*Aim of the task:*
Pull out every line below containing the word "class".

*Stored items:*
◇ ◇ ◇ ◇ ◇

def bn_backward(dout, ldd, act, lda, z, ldz, st, R, dz, lddz, dres=None, lddres=0, gout=None,
                prefix=None, unit="boxes", drop=None, colsum=None):
    C = st.C
    if (bn1d_fused(not st.frozen) and dres is None and R > 0 and z.dim() == 2 and dz.data_ptr() != dout.data_ptr()):
        dgamma = _gbuf(gout, (prefix or "") + "weight", (C,), z)
        dbeta = _gbuf(gout, (prefix or "") + "bias", (C,), z)
        call("cova_bn1d_bwd", dout, ldd, drop[0] if drop else None, float(drop[1]) if drop else 0.0, act, lda, z, ldz,
             st.mean, st.invstd, st.scale, R, C, dgamma, dbeta, dz, lddz, colsum)
        return dgamma, dbeta
    if drop is not None:
        dy = _empty((R, C), dout)
        call("cova_dropout_bwd", dout, ldd, drop[0], dy, C, R, C, float(drop[1]))
        dout, ldd = dy, C
    n = query("cova_colreduce_num_chunks", R, C)
    part = _empty((n, 2, C), z)
    call("cova_bn_bwd_reduce", dout, ldd, act, lda, z, ldz, st.mean, st.invstd, R, C, part)
    dgamma = _gbuf(gout, (prefix or "") + "weight", (C,), z)
    dbeta = _gbuf(gout, (prefix or "") + "bias", (C,), z)
    coef = bn_finalize_bwd(part, n, C, R, dgamma, dbeta, unit, frozen=st.frozen)
    call("cova_bn_bwd_apply", dout, ldd, act, lda, z, ldz, st.mean, st.invstd, st.scale, coef, dz,
         lddz, dres, lddres, R, C)
    if colsum is not None:
        call("cova_colsum", dz, lddz, R, C, colsum)
    return dgamma, dbeta


class _BnTailStruct(ctypes.Structure):
    _fields_ = [("mode", ctypes.c_int), ("counter", ctypes.c_void_p), ("count", ctypes.c_double),
                ("gamma", ctypes.c_void_p), ("beta", ctypes.c_void_p), ("running_mean", ctypes.c_void_p),
                ("running_var", ctypes.c_void_p), ("num_batches_tracked", ctypes.c_void_p),
                ("momentum", ctypes.c_float), ("eps", ctypes.c_float), ("scale", ctypes.c_void_p),
                ("shift", ctypes.c_void_p), ("mean", ctypes.c_void_p), ("invstd", ctypes.c_void_p),
                ("dgamma", ctypes.c_void_p), ("dbeta", ctypes.c_void_p), ("abc", ctypes.c_void_p)]


class BnTail:
    _COUNTERS = {}

    def __init__(self, mode, like, count, **ptrs):
        key = (like.device, torch.cuda.current_stream(like.device).cuda_stream)
        ctr = BnTail._COUNTERS.get(key)
        if ctr is None:
            ctr = BnTail._COUNTERS[key] = torch.zeros((1,), dtype=torch.int32, device=like.device)
        self.keep = [ctr] + [v for v in ptrs.values() if isinstance(v, torch.Tensor)]
        c = _BnTailStruct()
        c.mode, c.counter, c.count = mode, ctr.data_ptr(), float(count)
        c.momentum, c.eps = BN_MOMENTUM, BN_EPS
        for k, v in ptrs.items():
            setattr(c, k, v.data_ptr() if isinstance(v, torch.Tensor) else None)
        self.c = c

    @property
    def ptr(self):
        return ctypes.addressof(self.c)


class Options:
    overlap_allreduce = os.environ.get("COVA_OVERLAP_ALLREDUCE", "1") != "0"
    bn_tail = os.environ.get("COVA_BN_TAIL", "1") != "0"


OPTIONS = Options()

CONV3_KEYS = ["convnet.4.0.conv1", "convnet.4.0.conv2", "convnet.4.1.conv1", "convnet.4.1.conv2"]
BN3_KEYS = ["convnet.4.0.bn1.", "convnet.4.0.bn2.", "convnet.4.1.bn1.", "convnet.4.1.bn2."]


class LazyFeature:
    __slots__ = ("z", "x", "scale", "shift", "shape")

    def __init__(self, z, x, scale, shift):
        self.z, self.x, self.scale, self.shift, self.shape = z, x, scale, shift, tuple(z.shape)


def is_bottleneck(params):
    return "convnet.4.0.conv3.weight" in params


@on_device_of(0)
def convstack_fwd(images, params, buffers, training, save=True, lazy_out=False):
    _check(images)
    B, _, H, W = images.shape
    H1, W1 = query("cova_conv_out_size", H, 7, 2, 3), query("cova_conv_out_size", W, 7, 2, 3)
    H2, W2 = query("cova_conv_out_size", H1, 3, 2, 1), query("cova_conv_out_size", W1, 3, 2, 1)
    bottleneck = is_bottleneck(params)
    layer2 = has_layer2(params)
    lazy_out = lazy_out and not layer2
    sv = {"images": images, "dims": (B, H, W, H1, W1, H2, W2), "kind": "bottleneck" if bottleneck else "basic"}
    if bottleneck:
        sv["_w3"] = conv3_weights([params["convnet.4.%d.conv2.weight" % b] for b in (0, 1, 2)], images)
    else:
        sv["_w3"] = conv3_weights([params[k + ".weight"] for k in CONV3_KEYS], images)
    y1 = _empty((B, H1, W1, C64), images)
    nt1 = query("cova_conv1_num_partials", B, H, W)
    stem_train = is_train(training, "convnet.1.")
    part = _empty((nt1, 2, C64), images) if stem_train else None
    if stem_train and tails_on():
        bn1, tail = bn_tail_fwd("convnet.1.", params, buffers, C64, images, B * H1 * W1)
        call("cova_conv1_fwd_tail", images, params["convnet.0.weight"], y1, part, B, H, W, tail.ptr)
    else:
        call("cova_conv1_fwd_tail", images, params["convnet.0.weight"], y1, part, B, H, W, None)
        bn1 = bn_params("convnet.1.", params, buffers, C64, images, training, part, nt1, B * H1 * W1, unit="pages")
    p1 = _empty((B, H2, W2, C64), images)
    idx = _empty((B, H2, W2, C64), images, torch.uint8)
    want_ymax = save and (stem_train or bottleneck)
    ymax = _empty((B, H2, W2, C64), images) if want_ymax else None
    call("cova_bn_relu_maxpool_fwd", y1, bn1.scale, bn1.shift, p1, idx, ymax, B, H1, W1)
    sv.update(y1=y1, bn1=bn1, idx=idx, ymax=ymax)
    if bottleneck:
        feat = _layer1_bottleneck_fwd(p1, params, buffers, training, save, lazy_out, sv)
    else:
        feat = _layer1_basic_fwd(p1, params, buffers, training, save, lazy_out, sv)
    if layer2:
        feat = _layer2_fwd(feat, params, buffers, training, save, sv)
    return feat, (sv if save else None)


def conv3_num_partials(B, H, W):
    return query("cova_conv3x3_wino4_num_partials", B, H, W)


def conv3x3_pro(u, inp, in2, abc, relu, addend, act, msc, msh, z, mean, invstd, out, part, B, H, W, tail=None,
                act_bits=None):
    if tail is not None:
        if act_bits is not None:
            act = None
        call("cova_conv3x3_wino4_full_tail", inp, in2, abc, relu, u, addend, act, act_bits, msc, msh, z, mean, invstd,
             out, part, B, H, W, tail.ptr)
    else:
        call("cova_conv3x3_wino4_full", inp, in2, abc, relu, u, addend, act, msc, msh, z, mean, invstd, out, part,
             B, H, W)


def conv3_weights(ws, like):
    n = len(ws)
    uf, ud = _empty((n, query("cova_conv3x3_wino4_u_floats")), like), _empty((n, query("cova_conv3x3_wino4_u_floats")), like)
    call("cova_conv3x3_wino4_prep_multi", *(list(ws) + [None] * (4 - n)), uf, ud)
    return [uf[i] for i in range(n)], [ud[i] for i in range(n)]


def conv_bn_fwd(u, inp, abc, relu, out, prefix, params, buffers, training, part, nt, R, B, H, W):
    training = is_train(training, prefix)
# ... 577 lines not shown
    N = bboxes.shape[0]
    PH, PW = roi_size
    call("cova_roialign_fwd", feat, bboxes, N, B, C, Hf, Wf, PH, PW, float(spatial_scale), int(sampling_ratio),
         1 if aligned else 0, out, ld_out)
    return dict(kind="align", bboxes=bboxes, shape=(B, Hf, Wf, C), roi=(PH, PW), scale=float(spatial_scale),
                sampling_ratio=int(sampling_ratio), aligned=bool(aligned), zmax=None)


def roialign_bwd(sv, gout, ld_g):
    B, Hf, Wf, C = sv["shape"]
    PH, PW = sv["roi"]
    gfeat = _empty((B, Hf, Wf, C), gout)
    call("cova_roialign_bwd", gout, ld_g, sv["bboxes"], sv["bboxes"].shape[0], B, C, Hf, Wf, PH, PW, sv["scale"],
         sv["sampling_ratio"], 1 if sv["aligned"] else 0, gfeat, _empty((2 * B + 16,), gout, torch.int32))
    return gfeat


def _roipool_ws(sv, like):
    B, Hf, Wf, C = sv["shape"]
    PH, PW = sv["roi"]
    return _empty((query("cova_roipool_bwd_workspace_words", sv["bboxes"].shape[0], B, C, PH, PW),), like, torch.int32)


def roipool_bwd(sv, gout, ld_g):
    B, Hf, Wf, C = sv["shape"]
    PH, PW = sv["roi"]
    gfeat = _empty((B, Hf, Wf, C), gout)
    call("cova_roipool_bwd", gout, ld_g, sv["bboxes"], sv["argmax"], sv["bboxes"].shape[0], B, C, Hf,
         Wf, PH, PW, float(sv["scale"]), gfeat, _roipool_ws(sv, gout))
    return gfeat


def roipool_bwd_bn(sv, gout, ld_g, last, grad_out=None):
    B, Hf, Wf, C = sv["shape"]
    PH, PW = sv["roi"]
    n = sv["bboxes"].shape[0]
    gfeat = _empty((B, Hf, Wf, C), gout)
    npart = query("cova_roipool_bwd_bn_num_partials", n)
    part = _empty((npart, 2, C), gout)
    bn = last["bn"]
    if tails_on(C) and not bn.frozen and last.get("prefix"):
        dg, db, abc, tail = bn_tail_bwd(bn, B * Hf * Wf, grad_out, last["prefix"], gout)
        call("cova_roipool_bwd_bn_tail", gout, ld_g, sv["pooled"], sv["ld_pooled"], sv["zmax"], sv["bboxes"],
             sv["argmax"], n, B, C, Hf, Wf, PH, PW, float(sv["scale"]), bn.mean, bn.invstd, gfeat, part,
             _roipool_ws(sv, gout), tail.ptr)
        return gfeat, {"pend": (dg, db, abc)}
    call("cova_roipool_bwd_bn", gout, ld_g, sv["pooled"], sv["ld_pooled"], sv["zmax"], sv["bboxes"], sv["argmax"],
         n, B, C, Hf, Wf, PH, PW, float(sv["scale"]), bn.mean, bn.invstd, gfeat, part, _roipool_ws(sv, gout))
    return gfeat, (part, npart)


def bn1d_fused(training):
    return OPTIONS.bn_tail and training and STAT_SYNC is None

◇ ◇ ◇ ◇ ◇

*Task result:*
class _BnTailStruct(ctypes.Structure):
class BnTail:
class Options:
class LazyFeature:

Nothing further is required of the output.